Images and labels are in .npy / .h5 file shape now, but they need to be converted to suitable input for a network.
Therefore a full image is cut into many sub-samples of size 'size_sub_sample', e.g. (512, 512). This requires first zero padding (func zero_padding_1) in order to fit the image to an integer times size_sub_sample. <br>
Then we augment data by using a stride of size_sub_sample/inv_stride, i.e. we shift the image by for example half a sample size (inv_stride=2). Subsequently we cut into sub-images.  This results in inv_stride<sup>2</sup> times more data. In order to fit n sub-samples into a shifted image, new padding is required (func zero_padding_2). <br>
Output is saved in sub dir 'split'.

### develop (don't run for pipeline)

#### HDF5

In [13]:
# def get_all(name):
#     print(name)

# def get_shape(ds):
#     print(ds.shape)
    
# with h5py.File(path_hd5, 'r') as f:
#     for key in f.keys():
#         ds = f[key]
#         print(ds.shape)

In [14]:
def zero_padding_2(arr, dim_str, inv_stride, size_sub_sample):
    """ padding array to fit stride
    """
    #print('padding 2:')
    #print(' dim_str:', dim_str)
    if dim_str:
        if 'x' in dim_str:
            dim_x_add = int(np.ceil(size_sub_sample[0] / inv_stride))
            arr_zeros_stack = np.zeros((dim_x_add, arr.shape[1]),
                                       dtype=np.uint16)
            arr = np.concatenate((arr, arr_zeros_stack), axis=0)
            arr = np.concatenate((arr_zeros_stack, arr), axis=0)
        if 'y' in dim_str:
            dim_y_add = int(np.ceil(size_sub_sample[1] / inv_stride))
            arr_zeros_stack = np.zeros((arr.shape[0], dim_y_add),
                                       dtype=np.uint16)
            arr = np.concatenate((arr, arr_zeros_stack), axis=1)
            arr = np.concatenate((arr_zeros_stack, arr), axis=1)
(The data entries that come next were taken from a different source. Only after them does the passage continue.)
#include <hip/hip_fp16.h>
#include <hip/hip_bf16.h>
#include <hip/hip_fp8.h>
#include <type_traits>
#include <cstdlib>

namespace ddstore {

namespace {

constexpr int kBlock = 256;
constexpr int64_t kMaxBlocks = 32768;

inline int n_blocks(int64_t work_items) {
    int64_t b = (work_items + kBlock - 1) / kBlock;
    if (b < 1) b = 1;
    if (b > kMaxBlocks) b = kMaxBlocks;
    return (int)b;
}

template <typename T, int N>
struct alignas(sizeof(T) * N) VecT {
    T v[N];
};

__device__ __forceinline__ int owner_of(const int64_t* prefix, int nparts, int64_t row) {
    int lo = 0, hi = nparts - 1;
    while (lo < hi) {
        int mid = (lo + hi + 1) >> 1;
        if (prefix[mid] <= row) lo = mid; else hi = mid - 1;
    }
    return lo;
}

template <typename T>
constexpr bool is_fp8_v =
    std::is_same_v<T, __hip_fp8_e4m3> || std::is_same_v<T, __hip_fp8_e5m2>;

template <typename Tout, typename Tin>
__device__ __forceinline__ Tout cvt(Tin v) {
    if constexpr (std::is_same_v<Tout, Tin>) {
        return v;
    } else if constexpr (std::is_same_v<Tin, __half>) {
        return cvt<Tout, float>(__half2float(v));
    } else if constexpr (std::is_same_v<Tin, __hip_bfloat16>) {
        return cvt<Tout, float>(__bfloat162float(v));
    } else if constexpr (is_fp8_v<Tin>) {
        return cvt<Tout, float>(static_cast<float>(v));
    } else if constexpr (std::is_same_v<Tout, __half>) {
        return __float2half(static_cast<float>(v));
    } else if constexpr (std::is_same_v<Tout, __hip_bfloat16>) {
        return __float2bfloat16(static_cast<float>(v));
    } else if constexpr (is_fp8_v<Tout>) {
        return Tout(static_cast<float>(v));
    } else {
        return static_cast<Tout>(v);
    }
}

template <int CHUNK>
__global__ void __launch_bounds__(kBlock)
k_gather_rows_b16(const void* const* peer_base, const int64_t* gprefix, int nparts,
                  const int64_t* idx, int64_t nidx, int64_t chunks_per_row,
                  uint4* __restrict__ out, unsigned long long* oob) {
    using V = VecT<uint4, CHUNK / 16>;
    __shared__ int64_t s_prefix[DDS_MAX_PARTS + 1];
    __shared__ const V* s_base[DDS_MAX_PARTS];
    for (int i = threadIdx.x; i <= nparts; i += kBlock) s_prefix[i] = gprefix[i];
    for (int i = threadIdx.x; i < nparts; i += kBlock)
        s_base[i] = reinterpret_cast<const V*>(peer_base[i]);
    __syncthreads();

    V* __restrict__ vout = reinterpret_cast<V*>(out);
    const int64_t total = nidx * chunks_per_row;
    for (int64_t t = (int64_t)blockIdx.x * kBlock + threadIdx.x; t < total;
         t += (int64_t)gridDim.x * kBlock) {
        const int64_t r = t / chunks_per_row;
        const int64_t c = t - r * chunks_per_row;
        const int64_t g = idx[r];
        if (g < 0 || g >= s_prefix[nparts]) {
            if (c == 0) atomicAdd(oob, 1ull);
            continue;
        }
        const int p = owner_of(s_prefix, nparts, g);
        vout[t] = s_base[p][(g - s_prefix[p]) * chunks_per_row + c];
    }
}

template <typename Tin, typename Tout>
__global__ void __launch_bounds__(kBlock)
k_gather_rows_castv(const void* const* peer_base, const int64_t* gprefix, int nparts,
                    const int64_t* idx, int64_t nidx, int64_t row_elems,
                    Tout* __restrict__ out, unsigned long long* oob) {
    constexpr int VEC = 16 / sizeof(Tout);
    using Vin = VecT<Tin, VEC>;
    using Vout = VecT<Tout, VEC>;
    __shared__ int64_t s_prefix[DDS_MAX_PARTS + 1];
    __shared__ const Tin* s_base[DDS_MAX_PARTS];
    for (int i = threadIdx.x; i <= nparts; i += kBlock) s_prefix[i] = gprefix[i];
    for (int i = threadIdx.x; i < nparts; i += kBlock)
        s_base[i] = reinterpret_cast<const Tin*>(peer_base[i]);
    __syncthreads();

    const int64_t cpr = row_elems / VEC;
    const int64_t total = nidx * cpr;
    for (int64_t t = (int64_t)blockIdx.x * kBlock + threadIdx.x; t < total;
         t += (int64_t)gridDim.x * kBlock) {
        const int64_t r = t / cpr;
        const int64_t c = t - r * cpr;
        const int64_t g = idx[r];
        if (g < 0 || g >= s_prefix[nparts]) {
            if (c == 0) atomicAdd(oob, 1ull);
            continue;
        }
        const int p = owner_of(s_prefix, nparts, g);
        const Vin vin = *reinterpret_cast<const Vin*>(
            s_base[p] + (g - s_prefix[p]) * row_elems + c * VEC);
        Vout vout;
#pragma unroll
        for (int k = 0; k < VEC; ++k) vout.v[k] = cvt<Tout>(vin.v[k]);
        *reinterpret_cast<Vout*>(out + t * VEC) = vout;
    }
}

template <typename T>
__device__ __forceinline__ float to_f32(T v) {
    if constexpr (std::is_same_v<T, __half>) return __half2float(v);
    else if constexpr (std::is_same_v<T, __hip_bfloat16>) return __bfloat162float(v);
    else if constexpr (is_fp8_v<T>) return static_cast<float>(v);
    else return (float)v;
}

template <typename Tin, typename Tout>
__global__ void __launch_bounds__(kBlock)
k_gather_rows_affine(const void* const* peer_base, const int64_t* gprefix, int nparts,
                     const int64_t* idx, int64_t nidx, int64_t row_elems,
                     float scale, float shift,
                     Tout* __restrict__ out, unsigned long long* oob) {
    constexpr int VEC = 16 / sizeof(Tout);
    using Vin = VecT<Tin, VEC>;
    using Vout = VecT<Tout, VEC>;
    __shared__ int64_t s_prefix[DDS_MAX_PARTS + 1];
    __shared__ const Tin* s_base[DDS_MAX_PARTS];
    for (int i = threadIdx.x; i <= nparts; i += kBlock) s_prefix[i] = gprefix[i];
    for (int i = threadIdx.x; i < nparts; i += kBlock)
        s_base[i] = reinterpret_cast<const Tin*>(peer_base[i]);
    __syncthreads();

    const int64_t cpr = row_elems / VEC;
    const int64_t total = nidx * cpr;
    for (int64_t t = (int64_t)blockIdx.x * kBlock + threadIdx.x; t < total;
         t += (int64_t)gridDim.x * kBlock) {
        const int64_t r = t / cpr;
        const int64_t c = t - r * cpr;
        const int64_t g = idx[r];
        if (g < 0 || g >= s_prefix[nparts]) {
            if (c == 0) atomicAdd(oob, 1ull);
            continue;
        }
        const int p = owner_of(s_prefix, nparts, g);
        const Vin vin = *reinterpret_cast<const Vin*>(
            s_base[p] + (g - s_prefix[p]) * row_elems + c * VEC);
        Vout vout;
#pragma unroll
        for (int k = 0; k < VEC; ++k)
            vout.v[k] = cvt<Tout>(fmaf(to_f32(vin.v[k]), scale, shift));
        *reinterpret_cast<Vout*>(out + t * VEC) = vout;
    }
}

template <typename Tin, typename Tout>
__global__ void __launch_bounds__(kBlock)
k_gather_rows_affine_s(const void* const* peer_base, const int64_t* gprefix, int nparts,
                       const int64_t* idx, int64_t nidx, int64_t row_elems,
                       float scale, float shift,
                       Tout* __restrict__ out, unsigned long long* oob) {
    __shared__ int64_t s_prefix[DDS_MAX_PARTS + 1];
    __shared__ const Tin* s_base[DDS_MAX_PARTS];
    for (int i = threadIdx.x; i <= nparts; i += kBlock) s_prefix[i] = gprefix[i];
    for (int i = threadIdx.x; i < nparts; i += kBlock)
        s_base[i] = reinterpret_cast<const Tin*>(peer_base[i]);
    __syncthreads();
    const int64_t total = nidx * row_elems;
    for (int64_t t = (int64_t)blockIdx.x * kBlock + threadIdx.x; t < total;
         t += (int64_t)gridDim.x * kBlock) {
        const int64_t r = t / row_elems;
        const int64_t c = t - r * row_elems;
        const int64_t g = idx[r];
        if (g < 0 || g >= s_prefix[nparts]) {
            if (c == 0) atomicAdd(oob, 1ull);
            continue;
        }
        const int p = owner_of(s_prefix, nparts, g);
        out[t] = cvt<Tout>(fmaf(
            to_f32(s_base[p][(g - s_prefix[p]) * row_elems + c]), scale, shift));
    }
}

template <typename Tin, typename Tout>
__global__ void __launch_bounds__(kBlock)
k_gather_rows_cast(const void* const* peer_base, const int64_t* gprefix, int nparts,
                   const int64_t* idx, int64_t nidx, int64_t row_elems,
                   Tout* __restrict__ out, unsigned long long* oob) {
    __shared__ int64_t s_prefix[DDS_MAX_PARTS + 1];
    __shared__ const Tin* s_base[DDS_MAX_PARTS];
    for (int i = threadIdx.x; i <= nparts; i += kBlock) s_prefix[i] = gprefix[i];
    for (int i = threadIdx.x; i < nparts; i += kBlock)
        s_base[i] = reinterpret_cast<const Tin*>(peer_base[i]);
    __syncthreads();

    const int64_t total = nidx * row_elems;
    for (int64_t t = (int64_t)blockIdx.x * kBlock + threadIdx.x; t < total;
         t += (int64_t)gridDim.x * kBlock) {
        const int64_t r = t / row_elems;
        const int64_t c = t - r * row_elems;
        const int64_t g = idx[r];
        if (g < 0 || g >= s_prefix[nparts]) {
            if (c == 0) atomicAdd(oob, 1ull);
            continue;
        }
        const int p = owner_of(s_prefix, nparts, g);
        out[t] = cvt<Tout>(s_base[p][(g - s_prefix[p]) * row_elems + c]);
    }
}

template <typename T, int GROUP>
__global__ void __launch_bounds__(kBlock)
k_gather_csr_wave(const void* const* peer_base,
                  const int64_t* sample_prefix, const int64_t* elem_prefix, int nparts,
                  const int64_t* goff,
                  const int64_t* idx, int64_t nidx,
                  const int64_t* out_off, int64_t chunks_per_elem,
                  int64_t cap_elems,
                  T* __restrict__ out, unsigned long long* ctrs) {
    __shared__ int64_t s_sprefix[DDS_MAX_PARTS + 1];
    __shared__ int64_t s_eprefix[DDS_MAX_PARTS + 1];
    __shared__ const T* s_base[DDS_MAX_PARTS];
    for (int i = threadIdx.x; i <= nparts; i += kBlock) {
        s_sprefix[i] = sample_prefix[i];
        s_eprefix[i] = elem_prefix[i];
    }
    for (int i = threadIdx.x; i < nparts; i += kBlock)
        s_base[i] = reinterpret_cast<const T*>(peer_base[i]);
    __syncthreads();

    constexpr int GPB = kBlock / GROUP;
    const int64_t first = (int64_t)blockIdx.x * GPB + threadIdx.x / GROUP;
    const int64_t step = (int64_t)gridDim.x * GPB;
    const int tid = threadIdx.x % GROUP;
    for (int64_t s = first; s < nidx; s += step) {
// ... 315 lines not shown
                   const int64_t* __restrict__ desc,
                   const int64_t* __restrict__ meta,
                   void* __restrict__ out_, unsigned long long* ctrs) {
    __shared__ const char* s_base[DDS_MAX_PARTS];
    for (int i = threadIdx.x; i < nparts; i += kBlock)
        s_base[i] = reinterpret_cast<const char*>(peer_base[i]);
    __syncthreads();
    const int64_t total = meta[0];
    constexpr int GPB = kBlock / GROUP;
    const int64_t first = (int64_t)blockIdx.x * GPB + threadIdx.x / GROUP;
    const int64_t step = (int64_t)gridDim.x * GPB;
    const int tid = threadIdx.x % GROUP;
    (void)ctrs;
    for (int64_t j = first; j < total; j += step) {
        const int64_t d0 = desc[2 * j];
        const int64_t d1 = desc[2 * j + 1];
        const int p = (int)(d0 >> 56);
        const int64_t src_u = d0 & ((int64_t(1) << 56) - 1);
        const int64_t n_u = d1 >> 44;
        const int64_t dst_u = d1 & ((int64_t(1) << 44) - 1);
        if constexpr (DW) {
            copy_dwords_store16<VAR>(
                reinterpret_cast<uint32_t*>(out_) + dst_u,
                reinterpret_cast<const uint32_t*>(s_base[p]) + src_u,
                n_u, tid, GROUP);
        } else {
            char* dst = reinterpret_cast<char*>(out_) + dst_u;
            const char* src = s_base[p] + src_u;
            for (int64_t c = tid; c < n_u; c += GROUP) dst[c] = src[c];
        }
    }
}

template <int CHUNK>
__global__ void __launch_bounds__(kBlock)
k_scatter_rows_b16(uint4* __restrict__ base_, int64_t nrows, int64_t chunks_per_row,
                   const int64_t* local_idx, int64_t nidx,
                   const uint4* __restrict__ src_, unsigned long long* oob) {
    using V = VecT<uint4, CHUNK / 16>;
    V* __restrict__ base = reinterpret_cast<V*>(base_);
    const V* __restrict__ src = reinterpret_cast<const V*>(src_);
    const int64_t total = nidx * chunks_per_row;
    for (int64_t t = (int64_t)blockIdx.x * kBlock + threadIdx.x; t < total;
         t += (int64_t)gridDim.x * kBlock) {
        const int64_t r = t / chunks_per_row;
        const int64_t c = t - r * chunks_per_row;
        const int64_t l = local_idx[r];
        if (l < 0 || l >= nrows) {
            if (c == 0) atomicAdd(oob, 1ull);
            continue;
        }
        base[l * chunks_per_row + c] = src[t];
    }
}

template <typename T>
__global__ void __launch_bounds__(kBlock)
k_scatter_rows_elem(T* __restrict__ base, int64_t nrows, int64_t row_elems,
                    const int64_t* local_idx, int64_t nidx,
                    const T* __restrict__ src, unsigned long long* oob) {
    const int64_t total = nidx * row_elems;
    for (int64_t t = (int64_t)blockIdx.x * kBlock + threadIdx.x; t < total;
         t += (int64_t)gridDim.x * kBlock) {
        const int64_t r = t / row_elems;
        const int64_t c = t - r * row_elems;
        const int64_t l = local_idx[r];
        if (l < 0 || l >= nrows) {
            if (c == 0) atomicAdd(oob, 1ull);
            continue;
        }
        base[l * row_elems + c] = src[t];
    }
}

inline int dds_itemsize(int t) {
    switch (t) {
        case DDS_U8: case DDS_F8E4M3: case DDS_F8E5M2: return 1;
        case DDS_F16: case DDS_BF16: return 2;
        case DDS_I32: case DDS_F32: return 4;
        default: return 8;
    }
}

    #print(" new size array:", arr.shape)
    return arr

In [15]:
def split_array_2D(array, nrows, ncols):
    """Split a matrix into sub-matrices of shape (nrows, ncols)"""
    r, h = array.shape
    return (array.reshape(h//nrows, nrows, -1, ncols)
                 .swapaxes(1, 2)
                 .reshape(-1, nrows, ncols))

def split_array_3D(array, nrows, ncols):
    """Split a 3D array into sub-arrays."""
    
    w, r, h = array.shape
    list_3D_arrs = []
        
    for i in range(w):
        arr_2D = array[i, :, :]

        list_3D_arrs.append(arr_2D.reshape(h//nrows, nrows, -1, ncols)
                                     .swapaxes(1, 2)
                                     .reshape(-1, nrows, ncols))
    arr_4D_resh1 = np.array(list_3D_arrs)
    return arr_4D_resh1.reshape(arr_4D_resh1.shape[1], arr_4D_resh1.shape[0], 
                                arr_4D_resh1.shape[2], arr_4D_resh1.shape[3])

def list_stride(mode):
    if mode == 0:
        return ['_']
    if mode == 1:
        return ['_', 'x', 'y', 'xy']

In [79]:
# test
test_arr = np.array([1,1])

with h5py.File('test.hdf5', 'w') as f:
    g = f.create_group('Base_Group')
    d = g.create_dataset('default', data=test_arr)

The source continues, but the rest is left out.